Re: Scripts work when run individually but not when run as one compiled script
by poj (Abbot) on Jan 20, 2016 at 09:38 UTC

    Close the files you created before reading them

    close $clss_out{$_} for keys %clss_out; csv_xlsx();

    Also, consider deleting the csv file individually rather that using glob

    sub csv_xlsx{ my $dir = "C:\\Temp\\Data"; my @csv_files = glob "$dir/*.csv"; foreach my $csv (@csv_files) { (my $xlsx = $csv) =~ s/csv/xlsx/i; print "Creating $xlsx "; my $workbook = Excel::Writer::XLSX->new($xlsx); my $worksheet = $workbook->add_worksheet(); my $row = 0; open my $fh, '<', $csv or die "Can't open '$csv' : $!"; while (<$fh>) { my @list = split /,/; $worksheet->write_row( $row, 0, \@list ); ++$row; } print "$row rows written\n"; $workbook->close(); close $fh or die "Can't close '$csv' ; $!"; unlink $csv or warn $! ; } }

    Update : Why are you using this ?

    my $xlsx_WSD = ( "C:\\Temp\\Data\\data.xlsx"),, 1;

    instead of simply

    my $xlsx_WSD = "C:\\Temp\\Data\\data.xlsx";
    poj
      I use this line.. my $xlsx_WSD = ( "C:\\Temp\\Data\\data.xlsx"),, 1; because in windows the file can be read if it is open.
        I use this line.. my $xlsx_WSD = ( "C:\\Temp\\Data\\data.xlsx"),, 1; because in windows the file can be read if it is open.

        Well, the ,, 1 from above is gratuitous:

        qwurx [shmem] ~> perl -MO=Deparse -e '$xlsx_WSD = ( "C:\\Temp\\Data\\d +ata.xlsx"),, 1;' $xlsx_WSD = 'C:\\Temp\\Data\\data.xlsx', '???'; -e syntax OK

        See the '???' ? This is what's optimized away: the commas, and the 1.

        Then, of course the file can be read if it is open - but only if it is opened for reading, right?

        perl -le'print map{pack c,($-++?1:13)+ord}split//,ESEL'
        in windows the file can be read if it is open.

        As I said here, that maybe true for Excel using Visual Basic for Applications but not in Perl.

        poj
Re: Scripts work when run individually but not when run as one compiled script
by GotToBTru (Prior) on Jan 19, 2016 at 22:00 UTC

    Not sure if this is an actual problem, but it is an inconsistency in your logic:

    ... my $xlsx = $fp =~ s\csv\xlsx\; ... my $workbook = Excel::Writer::XLSX->new("$fp");

    Should this not actually be

    ... my $xlsx = $fp; $xlsx =~ s/csv/xlsx/; ... my $workbook = Excel::Writer::XLSX->new("$xlsx");

    In the s/// they do need to be forward slashes, not backslashes, which have a different meaning.

    Updated to reflect better information in discussion following.

    But God demonstrates His own love toward us, in that while we were yet sinners, Christ died for us.
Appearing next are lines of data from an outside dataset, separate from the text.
template <int KIND, int BN, bool STAT, bool EVAL = false>
__global__ void __launch_bounds__(NUM_THREADS, 1)
conv_gemm_kernel(const __grid_constant__ CUtensorMap tmA, const __grid_constant__ CUtensorMap tmB, void* __restrict__ Cv, int c_bf16,
                 long long ldc, Geom g, int accumulate, const float* __restrict__ bias, const float* __restrict__ addend,
                 const int* __restrict__ grp_src, float* __restrict__ partial, int kb_per_split, int splits,
                 float2* __restrict__ stat_partial, const float* __restrict__ eval_scale, const float* __restrict__ eval_shift, int act) {
  using C_ = Cfg<BN>;
  constexpr bool A_MN = (KIND == 1), B_MN = (KIND != 0);
  extern __shared__ uint8_t smem_raw[];
  uint8_t* smem = reinterpret_cast<uint8_t*>((reinterpret_cast<uintptr_t>(smem_raw) + 1023) & ~(uintptr_t)1023);
  float* accs = reinterpret_cast<float*>(smem + C_::STAGES * C_::STAGE_BYTES);
  uint64_t* full_bar = reinterpret_cast<uint64_t*>(smem + C_::STAGES * C_::STAGE_BYTES + C_::ACC_BYTES);
  uint64_t* empty_bar = full_bar + C_::STAGES;
  uint64_t* acc_full_bar = empty_bar + C_::STAGES;
  uint64_t* acc_empty_bar = acc_full_bar + 1;
  uint64_t* bres_bar = acc_empty_bar + 1;
  const bool bres = (KIND == 0) && (BN == 64) && g.bres != 0;
  constexpr int BRES_B_BYTES = 9 * 64 * 128, BRES_STAGES = 6;
  static_assert(BN != 64 || BRES_B_BYTES + BRES_STAGES * A_STAGE_BYTES <= C_::STAGES * C_::STAGE_BYTES, "resident weights + A ring");

  const int warp = threadIdx.x >> 5, lane = threadIdx.x & 31;
  const int tiles_m = (g.M + BLOCK_M - 1) / BLOCK_M, tiles_n = (g.Ntot + BN - 1) / BN;
  const int tiles_mn = tiles_m * tiles_n;
  const int phases = (KIND == 2) ? 4 : 1;
  const int num_tiles = tiles_mn * splits * phases;
  const int cchunks = g.Ck / 64;
  const int nkb_total = (KIND == 0) ? g.ks * g.ks * cchunks : (KIND == 2) ? 4 * cchunks : (g.N * g.H * g.W + 63) / 64;

  if (threadIdx.x == 0) {
    for (int s = 0; s < C_::STAGES; s++) {
      mbar_init(&full_bar[s], 1);
      mbar_init(&empty_bar[s], 128);
    }
    mbar_init(acc_full_bar, 128);
    mbar_init(acc_empty_bar, 4);
    mbar_init(bres_bar, 1);
    asm volatile("fence.mbarrier_init.release.cluster;" ::: "memory");
  }
  __syncthreads();

  if (warp >= 8) {
    regs_producer();
    if (warp == 8 && lane == 0) {
      uint32_t it = 0;
      if (bres) {
        mbar_expect_tx(bres_bar, (uint32_t)(g.ks * g.ks) * 64 * 128);
        for (int tap = 0; tap < g.ks * g.ks; tap++) tma_load_2d(&tmB, bres_bar, smem + tap * 64 * 128, tap * 64, 0);
      }
      for (int t = blockIdx.x; t < num_tiles; t += gridDim.x) {
        const int ph = (KIND == 2) ? (t & 3) : 0;
        const int t2 = (KIND == 2) ? (t >> 2) : t;
        const int z = (splits == 1) ? 0 : t2 / tiles_mn, r = t2 - z * tiles_mn;
        const int mt = (tiles_n == 1) ? r : r / tiles_n, nt = (tiles_n == 1) ? 0 : r - mt * tiles_n;
        const int n0 = nt * BN;
        const int kb0 = z * kb_per_split, kb1 = min(kb0 + kb_per_split, nkb_total);
        int pn0 = 0, py0 = 0;
        if (KIND != 1) pix_block(mt, 128, g.H, g.W, g.bh128, g.bn128, pn0, py0);
        const int pa = ph >> 1, pb_ = ph & 1;
        int kn0 = 0, ky0 = 0, kx0 = 0;
        int t_kh = 0, t_kw = 0, t_cc = 0;
        int qc0[BN / 64], qdx[BN / 64], qdy[BN / 64];
        int mc0[2] = {0, 0}, mdx[2] = {0, 0}, mdy[2] = {0, 0};
        if (KIND == 1) {
          if (g.bw64 < g.W) {
            const int per_row = g.W / g.bw64;
            const int rowi = kb0 / per_row;
            kx0 = (kb0 - rowi * per_row) * g.bw64;
            kn0 = rowi / g.H;
            ky0 = rowi - kn0 * g.H;
          } else {
            pix_block(kb0, 64, g.H, g.W, g.bh64, g.bn64, kn0, ky0);
          }
#pragma unroll
          for (int q = 0; q < BN / 64; q++) {
            const int nb = n0 + 64 * q;
            const int tap = nb / g.Cn;
            const int kh = tap / g.ks;
            qc0[q] = nb - tap * g.Cn;
            qdx[q] = tap - kh * g.ks - 1;
            qdy[q] = kh - 1;
          }
          if (g.swap) {
#pragma unroll
            for (int q = 0; q < 2; q++) {
              const int mb = mt * BLOCK_M + 64 * q;
              int tap = mb / g.Cn;
              if (tap >= g.ks * g.ks) tap = g.ks * g.ks - 1;
              const int kh = tap / g.ks;
              mc0[q] = mb < g.M ? mb - tap * g.Cn : 0;
              mdx[q] = tap - kh * g.ks - 1;
              mdy[q] = kh - 1;
            }
          }
        }
        for (int kb = kb0; kb < kb1; kb++, it++) {
          const int s = bres ? (int)(it % BRES_STAGES) : (int)(it % C_::STAGES);
          const uint32_t par = (bres ? (it / BRES_STAGES) : (it / C_::STAGES)) & 1;
          mbar_wait(&empty_bar[s], par ^ 1);
          uint8_t* sa = bres ? smem + BRES_B_BYTES + s * A_STAGE_BYTES : smem + s * C_::STAGE_BYTES;
          uint8_t* sb = sa + A_STAGE_BYTES;
          mbar_expect_tx(&full_bar[s], bres ? A_STAGE_BYTES : C_::STAGE_BYTES);
          if (KIND == 0) {
            tma_load_4d(&tmA, &full_bar[s], sa, t_cc * 64, g.sgn * (t_kw - 1), g.st * py0 + g.sgn * (t_kh - 1), pn0);
            if (!bres) tma_load_2d(&tmB, &full_bar[s], sb, kb * 64, n0);
            if (++t_cc == cchunks) { t_cc = 0; if (++t_kw == g.ks) { t_kw = 0; t_kh++; } }
          } else if (KIND == 2) {
            const int tq = t_kh, c0 = t_cc * 64;
            if (++t_cc == cchunks) { t_cc = 0; t_kh++; }
            const int i = tq >> 1, j = tq & 1;
            const int dy = i == 0 ? 0 : (pa ? 1 : -1), ky = i == 0 ? pa + 1 : (pa ? 0 : 3);
            const int dx = j == 0 ? 0 : (pb_ ? 1 : -1), kx = j == 0 ? pb_ + 1 : (pb_ ? 0 : 3);
            tma_load_4d(&tmA, &full_bar[s], sa, c0, dx, py0 + dy, pn0);
#pragma unroll
            for (int q = 0; q < BN / 64; q++)
              tma_load_2d(&tmB, &full_bar[s], sb + q * 64 * 128, (ky * 4 + kx) * g.Cn + n0 + 64 * q, c0);
          } else {
            const int m0 = mt * BLOCK_M;
            if (g.swap) {
              tma_load_4d(&tmA, &full_bar[s], sa, mc0[0], g.st * kx0 + mdx[0], g.st * ky0 + mdy[0], kn0);
              tma_load_4d(&tmA, &full_bar[s], sa + 64 * 128, mc0[1], g.st * kx0 + mdx[1], g.st * ky0 + mdy[1], kn0);
#pragma unroll
              for (int q = 0; q < BN / 64; q++) tma_load_2d(&tmB, &full_bar[s], sb + q * 64 * 128, n0 + 64 * q, kb * 64);
            } else {
              tma_load_2d(&tmA, &full_bar[s], sa, m0, kb * 64);
              tma_load_2d(&tmA, &full_bar[s], sa + 64 * 128, m0 + 64, kb * 64);
#pragma unroll
              for (int q = 0; q < BN / 64; q++)
                tma_load_4d(&tmB, &full_bar[s], sb + q * 64 * 128, qc0[q], g.st * kx0 + qdx[q], g.st * ky0 + qdy[q], kn0);
            }
            if (g.bw64 < g.W) {
              kx0 += g.bw64;
              if (kx0 >= g.W) { kx0 = 0; if (++ky0 >= g.H) { ky0 = 0; kn0++; } }
            } else if (g.H * g.W >= 64) {
              ky0 += g.bh64;
              if (ky0 >= g.H) { ky0 = 0; kn0++; }
            } else {
              kn0 += g.bn64;
            }
          }
        }
      }
    }
  } else if (warp >= 4) {
    regs_worker();
    const int wt = threadIdx.x - 128;
    const uint32_t smem0 = smem_u32(smem);
    const uint64_t da0 = A_MN ? make_desc(smem0, 64 * 128, 1024) : make_desc(smem0, 0, 1024);
    const uint64_t db0 = B_MN ? make_desc(smem0 + A_STAGE_BYTES, 64 * 128, 1024) : make_desc(smem0 + A_STAGE_BYTES, 0, 1024);
    uint32_t it = 0, lt = 0;
    if (bres) mbar_wait(bres_bar, 0);
    const uint64_t da0r = make_desc(smem0 + BRES_B_BYTES, 0, 1024), db0r = make_desc(smem0, 0, 1024);
    float acc[2][BN / 2];
    for (int t = blockIdx.x; t < num_tiles; t += gridDim.x, lt++) {
      int z = 0;
      if (splits > 1) z = t / tiles_mn;
      const int kb0 = z * kb_per_split, kb1 = min(kb0 + kb_per_split, nkb_total);
      int prev = -1;
      for (int kb = kb0; kb < kb1; kb++, it++) {
        const int s = bres ? (int)(it % BRES_STAGES) : (int)(it % C_::STAGES);
        const uint32_t par = (bres ? (it / BRES_STAGES) : (it / C_::STAGES)) & 1;
        mbar_wait(&full_bar[s], par);
        const uint64_t stage_off = (uint64_t)((uint32_t)s * (uint32_t)(C_::STAGE_BYTES >> 4));
        const uint64_t a_off = bres ? (uint64_t)((uint32_t)s * (uint32_t)(A_STAGE_BYTES >> 4)) : stage_off;
        const uint64_t b_off = bres ? (uint64_t)((uint32_t)kb * (uint32_t)((64 * 128) >> 4)) : stage_off;
        fence_regs(acc[0]);
        fence_regs(acc[1]);
        wgmma_fence();
        wgmma_kblock<false, BN, A_MN, B_MN>(acc, (bres ? da0r : da0) + a_off, (bres ? db0r : db0) + b_off, kb == kb0);
        wgmma_commit();
        wgmma_wait<1>();
        fence_regs(acc[0]);
        fence_regs(acc[1]);
        if (prev >= 0) mbar_arrive(&empty_bar[prev]);
        prev = s;
      }
      wgmma_wait<0>();
      fence_regs(acc[0]);
      fence_regs(acc[1]);
      if (prev >= 0) mbar_arrive(&empty_bar[prev]);
      mbar_wait(acc_empty_bar, (lt & 1) ^ 1);
      acc_to_smem<BN>(acc, accs, C_::ACC_LD, wt);
      mbar_arrive(acc_full_bar);
    }
  } else {
    regs_worker();
    const int q = warp;
    __shared__ float bias_s[2 * BN];
    __shared__ float2 stat_s[STAT ? 2 * 4 * BN : 1];
    constexpr bool do_stat = STAT;
    __shared__ float ev_s[EVAL ? 2 * 2 * BN : 1];
    uint32_t lt = 0;
    for (int t = blockIdx.x; t < num_tiles; t += gridDim.x, lt++) {
      const int ph = (KIND == 2) ? (t & 3) : 0;
      const int t2 = (KIND == 2) ? (t >> 2) : t;
      const int z = (splits == 1) ? 0 : t2 / tiles_mn, r = t2 - z * tiles_mn;
      const int mt = (tiles_n == 1) ? r : r / tiles_n, nt = (tiles_n == 1) ? 0 : r - mt * tiles_n;
      const int n0 = nt * BN;
      const uint32_t acc = lt & 1;
      const int rt = q * 32 + lane;
      long long out_row = (long long)mt * BLOCK_M + rt;
      long long add_row = 0;
      bool row_ok = out_row < g.M;
      if (KIND == 2) {
        int pn0, py0;
        pix_block(mt, 128, g.H, g.W, g.bh128, g.bn128, pn0, py0);
        const int HW = g.H * g.W;
        int nn, yy, xx;
        if (HW >= 128) { nn = 0; yy = rt / g.W; xx = rt - yy * g.W; }
        else { nn = rt / HW; const int rem = rt - nn * HW; yy = rem / g.W; xx = rem - yy * g.W; }
        const int n = pn0 + nn, y = py0 + yy;
        row_ok = (n < g.N) && (y < g.H);
        const int oy = 2 * y + (ph >> 1), ox = 2 * xx + (ph & 1);
        out_row = ((long long)n * (2 * g.H) + oy) * (2 * g.W) + ox;
        if (addend && row_ok) {
          const int n2 = grp_src[n / g.imgs_per_group] * g.imgs_per_group + (n % g.imgs_per_group);
          add_row = ((long long)n2 * (2 * g.H) + oy) * (2 * g.W) + ox;
        }
      }
      if (KIND == 0 && addend && row_ok) {
        const int HW = g.H * g.W;
        const int n = (int)(out_row / HW);
        const int n2 = grp_src[n / g.imgs_per_group] * g.imgs_per_group + (n % g.imgs_per_group);
        add_row = (long long)n2 * HW + (out_row - (long long)n * HW);
      }
      if (EVAL) {
        for (int i = q * 32 + lane; i < BN; i += 128) {
          const bool in = n0 + i < g.Ntot;
          ev_s[acc * 2 * BN + i] = in ? eval_scale[n0 + i] : 0.f;
          ev_s[acc * 2 * BN + BN + i] = in ? eval_shift[n0 + i] : 0.f;
        }
        if (bias == nullptr) epi_bar_sync();
      }
      if (bias != nullptr) {
        for (int i = q * 32 + lane; i < BN; i += 128) bias_s[acc * BN + i] = (n0 + i < g.Ntot) ? bias[n0 + i] : 0.f;
        epi_bar_sync();
      }
      const bool use_add = (KIND != 1) && addend != nullptr && row_ok;
      const long long aoff0 = add_row * g.Ntot + n0;
      const bool abf = g.add_bf16 != 0;
      float4 a4[16];
      if (use_add) addend_load64(a4, addend, aoff0, abf);
      mbar_wait(acc_full_bar, lt & 1);
#pragma unroll 1
      for (int pr = 0; pr < BN / 64; pr++) {
        if (pr > 0 && use_add) addend_load64(a4, addend, aoff0 + pr * 64, abf);
#pragma unroll
        for (int h = 0; h < 2; h++) {
          const int c = pr * 2 + h;
          uint32_t v[32];
          acc_row32(accs + rt * C_::ACC_LD + c * 32, v);
          if (c == BN / 32 - 1) {
            __syncwarp();
            if (lane == 0) mbar_arrive(acc_empty_bar);
          }
          const int nbase = n0 + c * 32;
          if (nbase >= g.Ntot) continue;
          if (!row_ok && !do_stat) continue;
          if (KIND == 1 && partial != nullptr) {
            float* dst = partial + ((long long)z * g.M + out_row) * g.Ntot + nbase;
#pragma unroll
            for (int j = 0; j < 32; j += 8)
              st_global_256(dst + j, v[j], v[j + 1], v[j + 2], v[j + 3], v[j + 4], v[j + 5], v[j + 6], v[j + 7]);
            continue;
          }
          float f[32];
#pragma unroll
          for (int j = 0; j < 32; j++) f[j] = __uint_as_float(v[j]);
          if (bias) {
            const float* bs = bias_s + acc * BN + c * 32;
#pragma unroll
            for (int j = 0; j < 32; j += 4) {
              const float4 b4 = *reinterpret_cast<const float4*>(bs + j);
              f[j] += b4.x; f[j + 1] += b4.y; f[j + 2] += b4.z; f[j + 3] += b4.w;
            }
          }
          if (use_add) addend_add32(f, a4, h, abf);
          if (EVAL) {
            const float* sc = ev_s + acc * 2 * BN + c * 32;
#pragma unroll
            for (int j = 0; j < 32; j++) {
              float y = fmaf(f[j], sc[j], sc[BN + j]);
              if (act == P2PVG_ACT_LRELU) y = y > 0.f ? y : 0.2f * y;
              else if (act == P2PVG_ACT_TANH) y = tanhf(y);
              f[j] = y;
            }
          }
          if (STAT) {
            float s1[32], s2[32];
#pragma unroll
            for (int j = 0; j < 32; j++) {
              const float r = row_ok ? (c_bf16 ? bf16_round(f[j]) : f[j]) : 0.f;
              s1[j] = r;
              s2[j] = r * r;
            }
            const float cs = warp_colsum32(s1, lane), cq = warp_colsum32(s2, lane);
            stat_s[(acc * 4 + q) * BN + c * 32 + lane] = make_float2(cs, cq);
            if (!row_ok) continue;
          }
          if (c_bf16) {
            bf16* crow = reinterpret_cast<bf16*>(Cv) + out_row * ldc + nbase;
            if (accumulate) {
#pragma unroll
              for (int j = 0; j < 32; j++) f[j] += __bfloat162float(crow[j]);
            }
            if ((reinterpret_cast<uintptr_t>(crow) & 31) == 0) {
#pragma unroll
              for (int j = 0; j < 32; j += 16)
                st_global_256(crow + j, pack_bf16x2(f[j], f[j + 1]), pack_bf16x2(f[j + 2], f[j + 3]), pack_bf16x2(f[j + 4], f[j + 5]),
                              pack_bf16x2(f[j + 6], f[j + 7]), pack_bf16x2(f[j + 8], f[j + 9]), pack_bf16x2(f[j + 10], f[j + 11]),
                              pack_bf16x2(f[j + 12], f[j + 13]), pack_bf16x2(f[j + 14], f[j + 15]));
            } else {
#pragma unroll
              for (int j = 0; j < 32; j += 8) {
                uint4 pk;
                pk.x = pack_bf16x2(f[j], f[j + 1]);
                pk.y = pack_bf16x2(f[j + 2], f[j + 3]);
                pk.z = pack_bf16x2(f[j + 4], f[j + 5]);
                pk.w = pack_bf16x2(f[j + 6], f[j + 7]);
                *reinterpret_cast<uint4*>(crow + j) = pk;
              }
            }
          } else {
            float* crow = reinterpret_cast<float*>(Cv) + out_row * ldc + nbase;
            if (accumulate) {
#pragma unroll
              for (int j = 0; j < 32; j++) f[j] += crow[j];
            }
            if ((reinterpret_cast<uintptr_t>(crow) & 31) == 0) {
#pragma unroll
              for (int j = 0; j < 32; j += 8)
                st_global_256(crow + j, __float_as_uint(f[j]), __float_as_uint(f[j + 1]), __float_as_uint(f[j + 2]), __float_as_uint(f[j + 3]),
                              __float_as_uint(f[j + 4]), __float_as_uint(f[j + 5]), __float_as_uint(f[j + 6]), __float_as_uint(f[j + 7]));
            } else {
#pragma unroll
              for (int j = 0; j < 32; j += 4) *reinterpret_cast<float4*>(crow + j) = make_float4(f[j], f[j + 1], f[j + 2], f[j + 3]);
            }
          }
        }
      }
      if (STAT) {
        epi_bar_sync();
        float2* dst = stat_partial + ((long long)mt * phases + ph) * g.Ntot + n0;
        for (int i = q * 32 + lane; i < BN; i += 128) {
          if (n0 + i >= g.Ntot) continue;
          const float2 a = stat_s[(acc * 4 + 0) * BN + i], b = stat_s[(acc * 4 + 1) * BN + i];
          const float2 c2 = stat_s[(acc * 4 + 2) * BN + i], d = stat_s[(acc * 4 + 3) * BN + i];
          dst[i] = make_float2((a.x + b.x) + (c2.x + d.x), (a.y + b.y) + (c2.y + d.y));
        }
      }
    }
  }
}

Romans 5:8 (NASB)

      In the s/// they do need to be forward slashes, not backslashes, which have a different meaning.

      Of course the canonical form is s/pattern/replacement/, but the delimiters can be any other character except whitespace, even control characters(but not ^L or ^M := \r, ^J := \n which count as whitespace, too; maybe there are other exceptions), as well as balanced parens, braces and brackets:

      qwurx [shmem] ~> perl -le '$_="foe"; s\oe\riend\; print' friend qwurx [shmem] ~> perl -le '$_="foe"; s^Toe^Triend^T; print' friend qwurx [shmem] ~> perl -le '$_="foe"; s^Woe^Wriend^W; print' friend # even this works qwurx [shmem] ~> perl -le '$_="foe"; s$oe$riend$; print' friend

      Using a meta-character or a sigil as delimiter makes it unusable as such in the regex, which is why we generally don't do that.

      Note that e.g. the ^T is the terminal's representation of "\ct" entered via <Ctrl>-v<Ctrl>-t in the shell on a Linux box.

      perl -le'print map{pack c,($-++?1:13)+ord}split//,ESEL'
        but the delimiters can be any other character except whitespace
        You probably meant it implicitly, but delimiters cannot be word characters (or alphanumerical characters).